News & Views item - August 2011

 

 

 Have Experiment? -- Need to Outsource? -- Contact Science Exchange. (August 22, 2011)

Elizabeth Irons had one of those Ahas and the result is a website, Science Exchange, which could do for experimental outsourcing what arXiv has done for the preprint.

 

NatureNews sent Zoë Corbyn to interview Dr Irons to get details:

 

It is an online marketplace for scientific experiments. Imagine eBay, but for scientific knowledge. You post an experiment that you want to outsource, and scientific service providers submit bids to do the work  [thereby] making it easy for researchers to access experimental expertise from core facilities with underutilized capacity.

 

 

[I got the idea when] I wanted to conduct some experiments outside my field, and realized that I needed an external provider. What followed was an entirely frustrating process, and when I found the provider it was difficult to pay them because they were outside my university's purchasing system.

 

[Science Exchange] allows institutions to make the most of their existing facilities, which means that they don't have to subsidize them as much. Also, if researchers can use Science Exchange to access the latest equipment, institutions can be more flexible about when they buy new instruments.

 

 

[We've got initial funding from] Ycombinator, a start-up accelerator programme in Mountain View, California, and angel investors.

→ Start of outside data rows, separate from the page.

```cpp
__device__ __forceinline__ float sdf_value_or_tangent_h2(Ring& ring, char* lds, float* sbuf, const H2Meta& m, float px, float py,
                                                         float pz, bool is_value, int axis, int wave, int lane,
                                                         TileFrag (&in)[kHidTiles], TileFrag (&out)[kHidTiles]) {
    const int half = lane >> 5;
    const float sx = px * m.scale, sy = py * m.scale, sz = pz * m.scale;
    float head[kHeadSlots];
#pragma unroll
    for (int i = 0; i < kHeadSlots; ++i) head[i] = 0.0f;
    if (is_value) head_fill<kSdfPeLevels>(sx, sy, sz, half, head);
    else head_fill_tangent<kSdfPeLevels>(sx, sy, sz, axis, half, head);
    HeadFrag hd;
    split_head(head, hd);
    TileFrag dummy_out;
    f32x16 dummy_hf;
    f32x16 p_hi = zero16(), p_lo = zero16();
    for (int l = 0; l < m.n_hidden_layers; ++l) {
        const bool last = (l == m.n_hidden_layers - 1);
        const bool with_head = (l == 0) || (l == m.skip_layer);
        const char* bias = lds + kLdsBias + l * 1024;
        if (l > 0) {
#pragma unroll
            for (int t = 0; t < kHidTiles; ++t) in[t] = out[t];
        }
#define IRON_GTILE(TO)                                                                                                  \
    {                                                                                                                   \
        f32x16 a_hi = zero16(), a_lo = zero16();                                                                        \
        if (with_head) {                                                                                                \
            ring.sync();                                                                                                \
            const RingStep sh = ring.step();                                                                            \
            step_head(sh.rd, bias, sh.wr, sh.src, sh.hidden, wave, lane, TO, false, hd, a_hi, a_lo);                    \
        }                                                                                                               \
        if (l > 0) {                                                                                                    \
            ring.sync();                                                                                                \
            const RingStep st = ring.step();                                                                            \
            step_hidden<kFastActS, 0>(st.rd, bias, st.wr, st.src, st.hidden, wave, lane, TO, false, in, a_hi, a_lo,     \
                                      a_hi, a_lo, dummy_out, dummy_hf);                                                 \
        }                                                                                                               \
        if (is_value) {                                                                                                 \
             \
             \
            f32x16 zt = h2_combine(a_hi, a_lo);                                                                         \
            const f32x16 bt = lds_half_tile(bias, TO, half);                                                            \
            float* sb = sbuf + ((TO) & 1) * (16 * 64);                                                                  \
            _Pragma("unroll") for (int r = 0; r < 16; ++r) {                                                            \
                float hv, sv;                                                                                           \
                IRON_GRAD_ACT(zt[r] + bt[r], hv, sv);                                                                   \
                zt[r] = hv;                                                                                             \
                sb[r * 64 + lane] = sv;                                                                                 \
            }                                                                                                           \
            asm volatile("s_waitcnt lgkmcnt(0)" ::: "memory");                                                          \
            if (last) out[TO] = __builtin_bit_cast(TileFrag, zt);                                                       \
            else split_tile(zt, out[TO]);                                                                               \
        } else {                                                                                                        \
             \
            if ((TO) > 0) IRON_GTANGENT_FINISH((TO) - 1)                                                                \
            p_hi = a_hi;                                                                                                \
            p_lo = a_lo;                                                                                                \
        }                                                                                                               \
    }
#define IRON_GTANGENT_FINISH(T)                                                                                         \
    {                                                                                                                   \
        f32x16 zt = h2_combine(p_hi, p_lo);                                                                             \
        const float* sb = sbuf + ((T) & 1) * (16 * 64);                                                                 \
        _Pragma("unroll") for (int r = 0; r < 16; ++r) zt[r] *= sb[r * 64 + lane];                                      \
        if (last) out[T] = __builtin_bit_cast(TileFrag, zt);                                                            \
        else split_tile(zt, out[T]);                                                                                    \
    }
        IRON_GTILE(0) IRON_GTILE(1) IRON_GTILE(2) IRON_GTILE(3) IRON_GTILE(4) IRON_GTILE(5) IRON_GTILE(6) IRON_GTILE(7)
        lds_publish_barrier();
        if (!is_value) IRON_GTANGENT_FINISH(7)
#undef IRON_GTANGENT_FINISH
#undef IRON_GTILE
    }
    f32x16 hf[kHidTiles];
#pragma unroll
    for (int t = 0; t < kHidTiles; ++t) hf[t] = __builtin_bit_cast(f32x16, out[t]);
    const float d = row_dot_lds(lds + kLdsRows, hf, half);
    return is_value ? (d + m.b_last) / m.scale : d;
}

__global__ __launch_bounds__(256, 1) void k_sdf_grad_h2(H2StreamDev hs, H2Meta m, GradArgs a) {
    extern __shared__ __attribute__((aligned(16))) char smem[];
    char* lds = smem;
    const int lane = threadIdx.x & 63;
    const int half = lane >> 5;
    const int wave = __builtin_amdgcn_readfirstlane(threadIdx.x >> 6);
    const bool is_value = wave == 0;
    const int axis = wave - 1;
    Ring ring;
    h2_setup(hs, lds, ring);
    float* sbuf = reinterpret_cast<float*>(lds + kLdsSbuf);
    const int count = a.count_ptr ? *a.count_ptr : a.count;
// ... 170 lines not shown
        if (ok) {
            px = a.points[3 * (size_t)pi]; py = a.points[3 * (size_t)pi + 1]; pz = a.points[3 * (size_t)pi + 2];
            if (a.normals) { nx = a.normals[3 * (size_t)ai]; ny = a.normals[3 * (size_t)ai + 1]; nz = a.normals[3 * (size_t)ai + 2]; }
            if (a.normalise) {
                const float nn = sqrtf((nx * nx + ny * ny) + nz * nz) + 1e-10f;
                nx = nx / nn; ny = ny / nn; nz = nz / nn;
            }
            if (a.neg_normal_view) { vx = -nx; vy = -ny; vz = -nz; }
            else if (a.view) { vx = a.view[3 * (size_t)ai]; vy = a.view[3 * (size_t)ai + 1]; vz = a.view[3 * (size_t)ai + 2]; }
        }
        float head[4 * NQ];
#pragma unroll
        for (int i = 0; i < 4 * NQ; ++i) head[i] = 0.0f;
        int base = 0;
        head_fill<LP>(px, py, pz, half, head + base);
        base += head_slots(LP);
        if constexpr (HAS_VIEW) { head_fill<LV>(vx, vy, vz, half, head + base); base += head_slots(LV); }
        if constexpr (HAS_NRM) { head_fill<0>(nx, ny, nz, half, head + base); base += 2; }

        f32x16 h[kHidTiles];
        load_feature_tiles(a, tile, ai, ok, lane, half, h);

        WQueue wq;
        wq.prime(ws, net.w_feat0);
        for (int l = 0, blk = 0; l < net.n_hidden_layers; ++l) {
            const uint32_t bb = net.bias + (uint32_t)l * (kF4PerBiasLayer * 16u);
            f32x16 o[kHidTiles];
            if (l == 0) {
                hidden_layer<ReluAct, NQ>(ws, net.w_feat0, bb, true, net.w_head0, head, wq, h, o, ReluAct());
            } else if (HAS_SKIP && l == net.skip_layer) {
                hidden_layer<IdentityAct, NQ>(ws, net.w_hid + (uint32_t)(blk++) * (kF4PerHidLayer * 16u), bb, true, net.w_head_skip, head,
                                              wq, h, o, IdentityAct());
                load_feature_tiles(a, tile, ai, ok, lane, half, h);
                hidden_layer_accumulate<ReluAct>(ws, net.w_hid + (uint32_t)(blk++) * (kF4PerHidLayer * 16u), wq, h, o, ReluAct());
            } else {
                hidden_layer<ReluAct, NQ>(ws, net.w_hid + (uint32_t)(blk++) * (kF4PerHidLayer * 16u), bb, false, net.w_head0, head, wq, h, o,
                                          ReluAct());
            }
#pragma unroll
            for (int t = 0; t < kHidTiles; ++t) h[t] = o[t];
        }
        for (int c = 0; c < net.d_out; ++c) {
            float v = row_dot(ws, net.w_last + (uint32_t)c * (kF4PerBiasLayer * 16u), h) + net.b_last[c];
            v = net.output_scale * (v + net.output_bias);
            if (net.squeeze_out) v = net.squeeze_out_scale * (1.0f / (1.0f + expf(-v)));
            if (ok && lane < 32) a.out[(size_t)li * net.d_out + c] = v;
        }
    }
}

template <int LP, int LV, bool HAS_VIEW, bool HAS_NRM>
__global__ __launch_bounds__(256, 1) void k_material_h2(H2StreamDev hs, RenderNetDev net, MatArgs a) {
    extern __shared__ __attribute__((aligned(16))) char smem[];
    char* lds = smem;
    const int lane = threadIdx.x & 63;
    const int half = lane >> 5;
    const int wave = __builtin_amdgcn_readfirstlane(threadIdx.x >> 6);
    Ring ring;
    h2_setup(hs, lds, ring);
    const int count = a.count_ptr ? *a.count_ptr : a.count;
    const int n_tiles = (count + kTile - 1) / kTile;
    const int n_groups = (n_tiles + 3) / 4;
    for (int g = blockIdx.x; g < n_groups; g += gridDim.x) {
        const int tile = g * 4 + wave;
        const int li = tile * kTile + (lane & 31);
        const bool ok = li < count;
        const int pi = ok ? (a.list ? a.list[li] : li) : 0;
        const int ai = ok ? (a.list_order_aux ? li : pi) : 0;
        float px = 0.f, py = 0.f, pz = 0.f, nx = 0.f, ny = 0.f, nz = 1.f, vx = 0.f, vy = 0.f, vz = 0.f;
        if (ok) {
            px = a.points[3 * (size_t)pi]; py = a.points[3 * (size_t)pi + 1]; pz = a.points[3 * (size_t)pi + 2];
            if (a.normals) { nx = a.normals[3 * (size_t)ai]; ny = a.normals[3 * (size_t)ai + 1]; nz = a.normals[3 * (size_t)ai + 2]; }
            if (a.normalise) {
                const float nn = sqrtf((nx * nx + ny * ny) + nz * nz) + 1e-10f;
                nx = nx / nn; ny = ny / nn; nz = nz / nn;
            }
            if (a.neg_normal_view) { vx = -nx; vy = -ny; vz = -nz; }
            else if (a.view) { vx = a.view[3 * (size_t)ai]; vy = a.view[3 * (size_t)ai + 1]; vz = a.view[3 * (size_t)ai + 2]; }
        }
        float head[kHeadSlots];
#pragma unroll
        for (int i = 0; i < kHeadSlots; ++i) head[i] = 0.0f;
        int base = 0;
        head_fill<LP>(px, py, pz, half, head + base);
        base += head_slots(LP);
        if constexpr (HAS_VIEW) { head_fill<LV>(vx, vy, vz, half, head + base); base += head_slots(LV); }
        if constexpr (HAS_NRM) { head_fill<0>(nx, ny, nz, half, head + base); base += 2; }
        HeadFrag hd;
        split_head(head, hd);

        TileFrag in[kHidTiles], out[kHidTiles];
        f32x16 hf[kHidTiles];
        {
            const bool tile_ok = tile < n_tiles;
            const float* src = (a.feat_packed && tile_ok) ? a.feat_packed + (size_t)tile * kSBufFloats : nullptr;
#pragma unroll
            for (int t = 0; t < kHidTiles; ++t) {
                f32x16 v = zero16();
                if (src) {
                    v = feat_load_tile(src, t, lane);
                } else if (a.feat_rows && ok) {
                    const float4* row = reinterpret_cast<const float4*>(a.feat_rows + (size_t)ai * kHidden);
#pragma unroll
                    for (int q = 0; q < 4; ++q) {
                        const float4 w4 = row[(32 * t + 8 * q + 4 * half) >> 2];
                        v[4 * q] = w4.x; v[4 * q + 1] = w4.y; v[4 * q + 2] = w4.z; v[4 * q + 3] = w4.w;
                    }
                }
                split_tile(v, out[t]);
            }
        }
        f32x16 c_hi, c_lo;
        h2_hidden_layer<true, true, false, 1, false, true>(ring, lds + kLdsBias, hd, lane, out, in, hf, c_hi, c_lo);
        for (int l = 1; l + 1 < net.n_hidden_layers - 1; l += 2) {
            h2_hidden_layer<true, false, false, 1, true, true>(ring, lds + kLdsBias + l * 1024, hd, lane, in, out, hf, c_hi, c_lo);
            h2_hidden_layer<true, false, false, 1, true, true>(ring, lds + kLdsBias + (l + 1) * 1024, hd, lane, out, in, hf, c_hi, c_lo);
        }
        h2_hidden_layer<true, false, true, 1, true, false>(ring, lds + kLdsBias + (net.n_hidden_layers - 1) * 1024, hd, lane, in, out, hf,
                                                           c_hi, c_lo);
        for (int c = 0; c < net.d_out; ++c) {
            float v = row_dot_lds(lds + kLdsRows + c * 1024, hf, half) + net.b_last[c];
            v = net.output_scale * (v + net.output_bias);
            if (net.squeeze_out) v = net.squeeze_out_scale * (1.0f / (1.0f + expf(-v)));
            if (ok && lane < 32) a.out[(size_t)li * net.d_out + c] = v;
        }
    }
    ring.drain();
}

template <int LP, int LV, bool HAS_VIEW, bool HAS_NRM>
__global__ __launch_bounds__(256, 1) void k_material_h2_skip(H2StreamDev hs, RenderNetDev net, MatArgs a, float* __restrict__ scratch) {
    static_assert(HeadCfg<LP, LV, HAS_VIEW, HAS_NRM>::kSlots > kHeadSlots && HeadCfg<LP, LV, HAS_VIEW, HAS_NRM>::kSlots <= 2 * kHeadSlots, "two head slots");
    extern __shared__ __attribute__((aligned(16))) char smem[];
    char* lds = smem;
    const int lane = threadIdx.x & 63;
    const int half = lane >> 5;
    const int wave = __builtin_amdgcn_readfirstlane(threadIdx.x >> 6);
    Ring ring;
    h2_setup(hs, lds, ring);
    float* part = scratch + ((size_t)blockIdx.x * 4 + wave) * (kHidTiles * 16 * 64);
    const int count = a.count_ptr ? *a.count_ptr : a.count;
    const int n_tiles = (count + kTile - 1) / kTile;
    const int n_groups = (n_tiles + 3) / 4;
    for (int g = blockIdx.x; g < n_groups; g += gridDim.x) {
        const int tile = g * 4 + wave;
        const int li = tile * kTile + (lane & 31);
        const bool ok = li < count;
        const int pi = ok ? (a.list ? a.list[li] : li) : 0;
        const int ai = ok ? (a.list_order_aux ? li : pi) : 0;
        float px = 0.f, py = 0.f, pz = 0.f, nx = 0.f, ny = 0.f, nz = 1.f, vx = 0.f, vy = 0.f, vz = 0.f;
        if (ok) {
            px = a.points[3 * (size_t)pi]; py = a.points[3 * (size_t)pi + 1]; pz = a.points[3 * (size_t)pi + 2];
            if (a.normals) { nx = a.normals[3 * (size_t)ai]; ny = a.normals[3 * (size_t)ai + 1]; nz = a.normals[3 * (size_t)ai + 2]; }
            if (a.normalise) {
                const float nn = sqrtf((nx * nx + ny * ny) + nz * nz) + 1e-10f;
                nx = nx / nn; ny = ny / nn; nz = nz / nn;
            }
            if (a.neg_normal_view) { vx = -nx; vy = -ny; vz = -nz; }
            else if (a.view) { vx = a.view[3 * (size_t)ai]; vy = a.view[3 * (size_t)ai + 1]; vz = a.view[3 * (size_t)ai + 2]; }
        }
        HeadFrag hd, hd2;
        {
            float head[2 * kHeadSlots];
#pragma unroll
            for (int i = 0; i < 2 * kHeadSlots; ++i) head[i] = 0.0f;
            int base = 0;
            head_fill<LP>(px, py, pz, half, head + base);
            base += head_slots(LP);
            if constexpr (HAS_VIEW) { head_fill<LV>(vx, vy, vz, half, head + base); base += head_slots(LV); }
// ... 548 lines not shown
```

We have raised $320,000 so far and are looking to raise another $1 million. We have big plans to expand... We now have close to 1,000 scientists using our site and 50–100 signing up every day. More than 70 institutions have providers registered with us, including Stanford University in California, Harvard University in Cambridge, Massachusetts, and, of course, Miami [my institution]. Anyone from anywhere can use it.

 

 

[I believe Science Exchange could be] Totally disruptive. It could transform the current very inefficient use of funds and dramatically change the way in which scientists do research.